### [YOUR TASK]
All lines containing the string "alpha" must be copied from the entries.

### [TASK INPUTS]
----

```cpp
__global__ void ibl_class_rows_kernel(uint4* __restrict__ rows, int64_t ld_rows, uint4* __restrict__ compact, int64_t ld_compact,
                                      const int* __restrict__ seq_off, int B, int n16, int scatter) {
    const int64_t i = (int64_t)blockIdx.x * blockDim.x + threadIdx.x;
    if (i >= (int64_t)B * n16) return;
    const int b = (int)(i / n16), c = (int)(i % n16);
    uint4* r = rows + (int64_t)seq_off[b] * ld_rows + c;
    uint4* k = compact + (int64_t)b * ld_compact + c;
    if (scatter) *r = *k;
    else *k = *r;
}

enum { RW_X = 0, RW_XN, RW_QKV, RW_ATT, RW_HID, RW_FIN, RW_CX, RW_CA, RW_COUNT };

static int act_terms(const ibl_vit_desc* d) { return (d->flags & IBL_VIT_ACT_TERMS3) ? 3 : ((d->flags & IBL_VIT_ACT_TERMS2) ? 2 : 1); }

static int64_t ragged_layout(const ibl_vit_desc* d, int64_t total_tokens, int batch, int64_t offs[RW_COUNT]) {
    const int64_t R = rows_pad(total_tokens), Bp = rows_pad(batch);
    const int at = act_terms(d);
    int64_t bytes[RW_COUNT];
    bytes[RW_X] = R * d->dim * 4;
    bytes[RW_XN] = R * d->dim * 2 * 3;
    bytes[RW_QKV] = R * 3 * d->dim * 2;
    bytes[RW_ATT] = R * d->dim * 2 * at;
    bytes[RW_HID] = R * d->mlp_dim * 2 * at;
    bytes[RW_FIN] = Bp * d->dim * 2;
    bytes[RW_CX] = Bp * d->dim * 4;
    bytes[RW_CA] = Bp * d->dim * 2;
    int64_t p = 0;
    for (int i = 0; i < RW_COUNT; ++i) {
        p = (p + 255) & ~(int64_t)255;
        offs[i] = p;
        p += bytes[i];
    }
    return p;
}

extern "C" int64_t ibl_vit_ragged_workspace_bytes(const ibl_vit_desc* d, int64_t total_tokens, int batch) {
    if (!d || batch <= 0 || total_tokens < batch || total_tokens > 0x7fffffff) return -1;
    int64_t offs[RW_COUNT];
    return ragged_layout(d, total_tokens, batch, offs) + 256;
}

struct RaggedCtx {
    const ibl_vit_desc* d;
    const ibl_vit_weights* w;
    int batch;
    hipStream_t s;
    const int* seq_off;
    int max_tokens;
    float *x, *cx;
    u16 *xn, *qkv, *att, *hid, *fin, *ca;
    int64_t Rn;
    int n_prefix;
};

static int class_rows(const RaggedCtx& c, void* rows, int64_t ld_rows_bytes, void* compact, int row_bytes, int scatter) {
    const int n16 = row_bytes / 16;
    const int64_t n = (int64_t)c.batch * n16;
    hipLaunchKernelGGL(ibl_class_rows_kernel, dim3((unsigned)((n + 255) / 256)), dim3(256), 0, c.s, reinterpret_cast<uint4*>(rows),
                       ld_rows_bytes / 16, reinterpret_cast<uint4*>(compact), (int64_t)n16, c.seq_off, c.batch, n16, scatter);
    IBL_LAUNCH_CHECK();
    return IBL_OK;
}

static int embed(const RaggedCtx& c, const void* patches, const float* pos_rows) {
    const ibl_vit_desc* d = c.d;
    const ibl_vit_weights* w = c.w;
    const int D = d->dim;
    GemmEpi e{};
    e.bias = w->b_patch; e.pos = pos_rows; e.out = c.x; e.ldo = D; e.tokens_per_crop = (int)c.Rn; e.patches_per_crop = (int)c.Rn; e.patch_row0 = 0;
    int st = gemm_launch(IBL_LINEAR_PATCH_F32, IBL_ACT_GELU_ERF, reinterpret_cast<const u16*>(patches), d->patch_k_pad,
                         reinterpret_cast<const u16*>(w->w_patch), d->patch_k_pad, (int)c.Rn, D, d->patch_k_pad, e, c.s);
    if (st) return st;
    if (w->w_patch_lo) {
        GemmEpi e2 = e;
        e2.bias = nullptr; e2.accumulate = 1; e2.alpha = 1.0f / IBL_VIT_SPLIT_SCALE; e2.algo_k = -1;
        st = gemm_launch(IBL_LINEAR_PATCH_F32, IBL_ACT_GELU_ERF, reinterpret_cast<const u16*>(patches), d->patch_k_pad,
                         reinterpret_cast<const u16*>(w->w_patch_lo), d->patch_k_pad, (int)c.Rn, D, d->patch_k_pad, e2, c.s);
        if (st) return st;
    }
    const int64_t n = (int64_t)c.batch * c.n_prefix * D;
    hipLaunchKernelGGL(ibl_set_prefix_ragged_kernel, dim3((unsigned)((n + 255) / 256)), dim3(256), 0, c.s, c.x, w->cls_pos, w->reg_tokens,
                       c.seq_off, c.batch, c.n_prefix, D);
    IBL_LAUNCH_CHECK();
    return IBL_OK;
}

static int resid_gemm(const RaggedCtx& c, bool cls_only, float* out, const u16* a, int64_t lda, int rows, int terms, int K, const void* w,
                      const void* w_x, const void* w_lo, const float* bias, const float* ls, const float* ls_lo) {
    const int D = c.d->dim;
    GemmEpi e{};
    e.bias = bias; e.scale = ls; e.out = out; e.ldo = D; e.alpha = 1.0f; e.algo_k = K;
    const int64_t kx = (int64_t)terms * K;
    int st = gemm_launch((ls || !gemm_resid_pre()) ? IBL_LINEAR_RESID_F32 : IBL_LINEAR_RESID_PRE_F32, IBL_ACT_GELU_ERF, a, lda,
                         reinterpret_cast<const u16*>(terms > 1 ? w_x : w), kx, rows, D, (int)kx, e, c.s);
    if (st) return st;
    if (!cls_only && terms == 1 && w_lo) {
        e.bias = nullptr; e.scale = ls_lo; e.algo_k = -1; e.alpha = 1.0f / IBL_VIT_SPLIT_SCALE;
        st = gemm_launch(ls_lo ? IBL_LINEAR_RESID_F32 : IBL_LINEAR_RESID_PRE_F32, IBL_ACT_GELU_ERF, a, K, reinterpret_cast<const u16*>(w_lo), K, rows,
                         D, K, e, c.s);
    }
    return st;
}

static int attention_half(const RaggedCtx& c, int l, const BlockTerms& t) {
    const ibl_vit_desc* d = c.d;
    const ibl_vit_layer* L = &c.w->layers[l];
    const int D = d->dim, H = d->heads;
    int st = launch_layernorm(c.x, D, c.Rn, D, L->ln1_g, L->ln1_b, d->ln_eps, c.xn, (int64_t)t.qkv * D, t.qkv, c.s);
    if (st) return st;
    if (!t.cls_only) {
        GemmEpi e{};
        e.bias = L->b_qkv; e.out = c.qkv; e.ldo = 3 * D; e.algo_k = D;
        st = gemm_launch(IBL_LINEAR_F16, IBL_ACT_GELU_ERF, c.xn, (int64_t)t.qkv * D, reinterpret_cast<const u16*>(t.qkv > 1 ? L->w_qkv_x : L->w_qkv),
                         (int64_t)t.qkv * D, (int)c.Rn, 3 * D, t.qkv * D, e, c.s);
        if (st) return st;
        st = run_attention_ragged(c.qkv, c.att, c.seq_off, c.batch, c.max_tokens, D, H, 0, c.s, t.o);
        if (st) return st;
        return resid_gemm(c, false, c.x, c.att, (int64_t)t.o * D, (int)c.Rn, t.o, D, L->w_o, L->w_o_x, L->w_o_lo, L->b_o, L->ls1, L->ls1_lo);
    }
    GemmEpi e{};
    e.bias = L->b_qkv + D; e.out = c.qkv + D; e.ldo = 3 * D;
    st = gemm_launch(IBL_LINEAR_F16, IBL_ACT_GELU_ERF, c.xn, D, reinterpret_cast<const u16*>(L->w_qkv) + (int64_t)D * D, D, (int)c.Rn, 2 * D, D, e, c.s);
    if (st) return st;
    if ((st = class_rows(c, c.xn, (int64_t)D * 2, c.fin, D * 2, 0)) != IBL_OK) return st;
    GemmEpi q{};
    q.bias = L->b_qkv; q.out = c.ca; q.ldo = D;
    st = gemm_launch(IBL_LINEAR_F16, IBL_ACT_GELU_ERF, c.fin, D, reinterpret_cast<const u16*>(L->w_qkv), D, c.batch, D, D, q, c.s);
    if (st) return st;
    if ((st = class_rows(c, c.qkv, (int64_t)3 * D * 2, c.ca, D * 2, 1)) != IBL_OK) return st;
    st = run_attention_ragged(c.qkv, c.att, c.seq_off, c.batch, c.max_tokens, D, H, 1, c.s, 1);
    if (st) return st;
    if ((st = class_rows(c, c.att, (int64_t)D * 2, c.ca, D * 2, 0)) != IBL_OK) return st;
    if ((st = class_rows(c, c.x, (int64_t)D * 4, c.cx, D * 4, 0)) != IBL_OK) return st;
    return resid_gemm(c, true, c.cx, c.ca, D, c.batch, 1, D, L->w_o, L->w_o_x, L->w_o_lo, L->b_o, L->ls1, L->ls1_lo);
}

static int mlp_half(const RaggedCtx& c, int l, const BlockTerms& t) {
    const ibl_vit_desc* d = c.d;
    const ibl_vit_layer* L = &c.w->layers[l];
    const int D = d->dim;
    int st = t.cls_only ? launch_layernorm(c.cx, D, c.batch, D, L->ln2_g, L->ln2_b, d->ln_eps, c.fin, D, 1, c.s)
                        : launch_layernorm(c.x, D, c.Rn, D, L->ln2_g, L->ln2_b, d->ln_eps, c.xn, (int64_t)t.fc1 * D, t.fc1, c.s);
    if (st) return st;
    const u16* mlp_in = t.cls_only ? c.fin : c.xn;
    const int mlp_rows = t.cls_only ? c.batch : (int)c.Rn;
    GemmEpi e{};
    e.bias = L->b_fc1; e.out = c.hid; e.ldo = (int64_t)t.fc2 * d->mlp_dim; e.algo_k = D;
    const int epi = t.fc2 == 3 ? IBL_LINEAR_GELU_F16_X3 : (t.fc2 == 2 ? IBL_LINEAR_GELU_F16_X2 : IBL_LINEAR_GELU_F16);
    const int act = (d->flags & IBL_VIT_QUICK_GELU) ? IBL_ACT_QUICK_GELU : ((d->flags & IBL_VIT_TANH_GELU) ? IBL_ACT_GELU_TANH : IBL_ACT_GELU_ERF);
    st = gemm_launch(epi, act, mlp_in, (int64_t)t.fc1 * D, reinterpret_cast<const u16*>(t.fc1 > 1 ? L->w_fc1_x : L->w_fc1), (int64_t)t.fc1 * D, mlp_rows,
                     d->mlp_dim, t.fc1 * D, e, c.s);
    if (st) return st;
    return resid_gemm(c, t.cls_only, t.cls_only ? c.cx : c.x, c.hid, (int64_t)t.fc2 * d->mlp_dim, mlp_rows, t.fc2, d->mlp_dim, L->w_fc2,
                      L->w_fc2_x, L->w_fc2_lo, L->b_fc2, L->ls2, L->ls2_lo);
}

static int head(const RaggedCtx& c, float* out, bool have_cx) {
    const ibl_vit_desc* d = c.d;
    const ibl_vit_weights* w = c.w;
    const int D = d->dim;
    int st;
    if (d->flags & IBL_VIT_OUT_ALL_TOKENS) {
        if (d->flags & IBL_VIT_FINAL_LN) return launch_layernorm(c.x, D, c.Rn, D, w->ln_f_g, w->ln_f_b, d->ln_eps, out, D, 0, c.s);
        IBL_HIP_CHECK(hipMemcpyAsync(out, c.x, c.Rn * D * 4, hipMemcpyDeviceToDevice, c.s));
        return IBL_OK;
    }
    if (!have_cx && (st = class_rows(c, c.x, (int64_t)D * 4, c.cx, D * 4, 0)) != IBL_OK) return st;
    if (d->flags & IBL_VIT_FINAL_LN) return launch_layernorm(c.cx, D, c.batch, D, w->ln_f_g, w->ln_f_b, d->ln_eps, out, D, 0, c.s);
    IBL_HIP_CHECK(hipMemcpyAsync(out, c.cx, (size_t)c.batch * D * 4, hipMemcpyDeviceToDevice, c.s));
    return IBL_OK;
}

extern "C" int ibl_vit_forward_ragged(const ibl_vit_desc* d, const ibl_vit_weights* w, const void* patches, const float* pos_rows,
                                      const int32_t* seq_off_dev, const int32_t* seq_off_host, int batch, float* out, void* workspace,
                                      int64_t workspace_bytes, void* stream) {
    const char* fn = "ibl_vit_forward_ragged";
    if (!d || !w || !patches || !pos_rows || !seq_off_dev || !seq_off_host || !out || !workspace)
        return ibl_set_error(IBL_ERR_ARG, "%s: null pointer", fn);
    if (batch <= 0) return ibl_set_error(IBL_ERR_ARG, "%s: batch must be positive", fn);
    if (w->rope_table) return ibl_set_error(IBL_ERR_UNSUPPORTED, "%s: a rotary table (DINOv3) is not supported: it would have to be ragged too", fn);
    if (d->flags & IBL_VIT_NO_CLS) return ibl_set_error(IBL_ERR_UNSUPPORTED, "%s: IBL_VIT_NO_CLS (SigLIP) is not supported: a class-token model is needed", fn);
    if (d->flags & (IBL_VIT_PROJ | IBL_VIT_PRE_LN))
        return ibl_set_error(IBL_ERR_UNSUPPORTED, "%s: IBL_VIT_PROJ / IBL_VIT_PRE_LN (CLIP) are not supported: its position table is not defined off its grid", fn);
    const int D = d->dim, H = d->heads, n_reg = d->n_registers, n_prefix = 1 + n_reg;
    if (n_reg < 0) return ibl_set_error(IBL_ERR_ARG, "%s: n_registers %d is negative", fn, n_reg);
    if (n_reg > 0 && !w->reg_tokens) return ibl_set_error(IBL_ERR_ARG, "%s: n_registers %d without reg_tokens", fn, n_reg);
    if ((d->flags & IBL_VIT_QUICK_GELU) && (d->flags & IBL_VIT_TANH_GELU))
        return ibl_set_error(IBL_ERR_ARG, "%s: IBL_VIT_QUICK_GELU and IBL_VIT_TANH_GELU are both set", fn);
    if (D != H * 64) return ibl_set_error(IBL_ERR_UNSUPPORTED, "%s: head_dim must be 64", fn);
    if (D % 128 || d->mlp_dim % 128 || d->patch_k_pad % 64 || D > 1024)
        return ibl_set_error(IBL_ERR_UNSUPPORTED, "%s: dim/mlp_dim %% 128, patch_k_pad %% 64, dim <= 1024", fn);
    if (d->n_blocks_run < 0 || d->n_blocks_run > d->depth || d->depth > IBL_VIT_MAX_LAYERS) return ibl_set_error(IBL_ERR_ARG, "%s: bad depth", fn);
    if ((reinterpret_cast<uintptr_t>(patches) & 15) || (reinterpret_cast<uintptr_t>(pos_rows) & 15) || (reinterpret_cast<uintptr_t>(seq_off_dev) & 3))
        return ibl_set_error(IBL_ERR_ARG, "%s: patches and pos_rows must be 16-byte, seq_off 4-byte aligned", fn);
    int st, max_tokens;
    if ((st = ragged_offsets_check(fn, seq_off_host, batch, &max_tokens)) != IBL_OK) return st;
    if (seq_off_host[0] != 0) return ibl_set_error(IBL_ERR_ARG, "%s: seq_off[0] must be 0", fn);
    for (int b = 0; b < batch; ++b)
        if (seq_off_host[b + 1] - seq_off_host[b] <= n_prefix)
            return ibl_set_error(IBL_ERR_ARG, "%s: crop %d has %d rows: no patch row after a prefix of %d", fn, b, seq_off_host[b + 1] - seq_off_host[b], n_prefix);
    const int64_t Rn = seq_off_host[batch];
    int64_t offs[RW_COUNT];
    const int64_t end = ragged_layout(d, Rn, batch, offs);
    unsigned char* base = reinterpret_cast<unsigned char*>((reinterpret_cast<uintptr_t>(workspace) + 255) & ~(uintptr_t)255);
    if ((base - reinterpret_cast<unsigned char*>(workspace)) + end > workspace_bytes) return ibl_set_error(IBL_ERR_ARG, "%s: workspace too small", fn);
    auto ws16 = [&](int i) { return reinterpret_cast<u16*>(base + offs[i]); };
    const RaggedCtx c{d, w, batch, (hipStream_t)stream, seq_off_dev, max_tokens, reinterpret_cast<float*>(base + offs[RW_X]),
                      reinterpret_cast<float*>(base + offs[RW_CX]), ws16(RW_XN), ws16(RW_QKV), ws16(RW_ATT), ws16(RW_HID), ws16(RW_FIN),
                      ws16(RW_CA), Rn, n_prefix};
    BlockTerms terms[IBL_VIT_MAX_LAYERS];
    const int at = act_terms(d);
    for (int l = 0; l < d->n_blocks_run; ++l) {
        terms[l] = block_terms(d, w, l);
        if ((st = check_block_terms(fn, l, terms[l], at)) != IBL_OK) return st;
    }
    if ((st = embed(c, patches, pos_rows)) != IBL_OK) return st;
    for (int l = 0; l < d->n_blocks_run; ++l) {
        if ((st = attention_half(c, l, terms[l])) != IBL_OK) return st;
        if ((st = mlp_half(c, l, terms[l])) != IBL_OK) return st;
    }
    return head(c, out, d->n_blocks_run > 0 && terms[d->n_blocks_run - 1].cls_only);
}
```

----

### [RESULT OF THIS TASK]
        e2.bias = nullptr; e2.accumulate = 1; e2.alpha = 1.0f / IBL_VIT_SPLIT_SCALE; e2.algo_k = -1;
    e.bias = bias; e.scale = ls; e.out = out; e.ldo = D; e.alpha = 1.0f; e.algo_k = K;
        e.bias = nullptr; e.scale = ls_lo; e.algo_k = -1; e.alpha = 1.0f / IBL_VIT_SPLIT_SCALE;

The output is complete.